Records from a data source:
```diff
@@ -1184,10 +1172,7 @@
       }
     }
     Str acc_dns = go ? mkstr(A.slab, acc_dns_ref) : Str{A.slab, 0};
-    if (GAR_ANY(go && !collected)) {
-      u_owned_collect(T, W, go && !collected, okh, kind, okey, ow);
-      if (go) collected = true;
-    }
+    if (go) ow = owned_list(W, i);
     bool created = false;
     u32 pos = 0, k = 0;
     for (;;) {
@@ -1348,41 +1333,33 @@
 
 GAR_HD void r53_pair(const DevTables &T, const Work &W, u32 p, bool valid) {
   const gar_actual &A = T.a;
-  u32 i = 0, kind = 0;
-  Str hn{T.o.slab, 0}, okey{T.o.slab, 0};
-  u64 okh = 0;
+  u32 i = 0;
+  Str hn{T.o.slab, 0};
   valid = valid && W.pair_code[p] != PAIR_REPEAT;
   if (valid) {
     i = W.pair_obj[p];
     hn = mkstr(T.o.slab, W.pair_hn[p]);
-    kind = T.o.obj_kind[i];
-    okey = object_key(T, i);
-    okh = W.okey_hash[i];
   }
   u32 zone = u_find_hosted_zone(T, W, valid, hn);
   bool live = valid && zone != GAR_NONE;
   u32 rec = GAR_NONE;
   gar_str rec_alias = 0;
-  Cursor c = u_open(W.ix_val, live, okh);
+  OwnRange c = live ? own_vals(W, i) : OwnRange{0, 0};
   for (; GAR_ANY(c.pos < c.end);) {
     IdxEntry e;
-    bool hit = false;
+    bool mine = false;
     if (c.pos < c.end) {
-      e = load_entry(W.ix_val.ent + c.pos++);
-      hit = e.tag == c.tag && (e.a1 >> 31) == kind && (e.a1 & 0x3FFFFFFFu) == zone;
-    }
-    bool mine = u_streq(hit, hit ? mkstr(A.slab, e.s0) : Str{A.slab, 0}, okey);
+      e = load_entry(W.own + c.pos++);
+      mine = (e.a1 & 0x3FFFFFFFu) == zone;
+    }
     Str nm = mine ? mkstr(A.slab, e.s1) : Str{A.slab, 0};
     bool plain = mine && !(e.a1 & VALNAME_HAS_BACKSLASH);
     bool shape = plain && nm.n == hn.n + 1 && nm.p[nm.n - 1] == '.';
     bool match = u_streq(shape, substr(nm, 0, shape ? hn.n : 0), hn);
     if (mine && !plain) match = record_name_matches(nm, hn);
-    if (match) {
-      ValLink l = W.val_link[e.row];
-      if (l.alias_row != GAR_NONE && (rec == GAR_NONE || l.alias_row < rec)) {
-        rec = l.alias_row;
-        rec_alias = l.alias_dns;
-      }
+    if (match && e.tag != GAR_NONE && (rec == GAR_NONE || e.tag < rec)) {
+      rec = e.tag;
+      rec_alias = e.s0;
     }
   }
   bool have = live && rec != GAR_NONE;
@@ -1428,32 +1405,53 @@
 }
 
 
-GAR_HD bool object_in_cache(const DevTables &T, const Work &W, u32 kind, Str key, u64 key_hash) {
+GAR_HD u32 find_object(const DevTables &T, const Work &W, u32 kind, Str key, u64 key_hash) {
   Cursor c = idx_open(W.ix_obj, key_hash);
   IdxEntry e;
   while (idx_next(W.ix_obj, c, &e))
-    if (e.a0 == kind && streq(mkstr(T.o.slab, e.s0), key)) return true;
-  return false;
+    if (e.a0 == kind && streq(mkstr(T.o.slab, e.s0), key)) return e.row;
+  return GAR_NONE;
+}
+GAR_HD void canon_bucket(const IdxEntry *ent, u32 lo, u32 m, const u8 *oslab, u32 *canon) {
+  for (u32 k = 1; k < m; k++) {
+    const IdxEntry x = ent[lo + k];
+    for (u32 j = 0; j < k; j++) {
+      const IdxEntry y = ent[lo + j];
+      if (y.tag == x.tag && y.a0 == x.a0 && streq(mkstr(oslab, y.s0), mkstr(oslab, x.s0))) {
+        canon[x.row] = y.row;
+        break;
+      }
+    }
+  }
 }
 
 GAR_HD u32 ga_orphan(const DevTables &T, const Work &W, u32 acc, OpSink &s) {
   if (acc >= W.acc_guest_from) return 0;
-  if (W.acc_claimed && W.acc_claimed[acc]) return 0;
   u32 fl = W.acc_flags[acc];
   if (!(fl & ACC_MINE) || !(fl & ACC_OWNER_3PART)) return 0;
-  u32 kind = (fl & ACC_OWNER_INGRESS) ? 1u : 0u;
-  if (object_in_cache(T, W, kind, mkstr(T.a.slab, W.acc_owner_key[acc]), W.acc_owner_hash[acc])) return 0;
+  if (W.acc_obj[acc] != GAR_NONE) return 0;
   put_delete_chain(T, s, GAR_NONE, 0, acc);
   return 1;
 }
 
-GAR_HD void mark_orphan_value(const DevTables &T, const Work &W, u32 v) {
+GAR_HD void resolve_accel(const DevTables &T, const Work &W, u32 a) {
+  const u32 fl = W.acc_flags[a];
+  u32 o = GAR_NONE;
+  if (acc_in_owner_index(W, a, fl)) {
+    o = find_object(T, W, (fl & ACC_OWNER_INGRESS) ? 1u : 0u, mkstr(T.a.slab, W.acc_owner_key[a]), W.acc_owner_hash[a]);
+    if (o != GAR_NONE) GAR_HIST_ADD(&W.own_begin[2 * o]);
+  }
+  W.acc_obj[a] = o;
+}
+GAR_HD void resolve_value(const DevTables &T, const Work &W, u32 v) {
   u32 cls = W.val_cls[v];
-  u8 orphan = 0;
-  if (cls & VAL_OWNER_3PART) {
-    u32 kind = (cls & VAL_OWNER_INGRESS) ? 1u : 0u;
-    orphan = object_in_cache(T, W, kind, mkstr(T.a.slab, W.val_key[v]), W.val_key_hash[v]) ? 0 : 1;
-  }
+  u32 o = GAR_NONE;
+  if (cls != VAL_NOT_OWNER) {
+    o = find_object(T, W, (cls & VAL_OWNER_INGRESS) ? 1u : 0u, mkstr(T.a.slab, W.val_key[v]), W.val_key_hash[v]);
+    if (o != GAR_NONE) GAR_HIST_ADD(&W.own_begin[2 * o + 1]);
+  }
+  W.val_obj[v] = o;
+  const u8 orphan = (cls & VAL_OWNER_3PART) && o == GAR_NONE ? 1 : 0;
   if (orphan) {
     u32 rec = W.val_rec[v];
     ix_count(W.hist[IX_OVN], key_hash_zoned_h(W.rec_zone[rec], W.rec_name_hash[rec]));
```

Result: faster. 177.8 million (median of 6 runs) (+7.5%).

What you will do: Only the lines that contain the string "match" are to be copied from the records.

Solution for this problem:
     bool match = u_streq(shape, substr(nm, 0, shape ? hn.n : 0), hn);
     if (mine && !plain) match = record_name_matches(nm, hn);
-    if (match) {
+    if (match && e.tag != GAR_NONE && (rec == GAR_NONE || e.tag < rec)) {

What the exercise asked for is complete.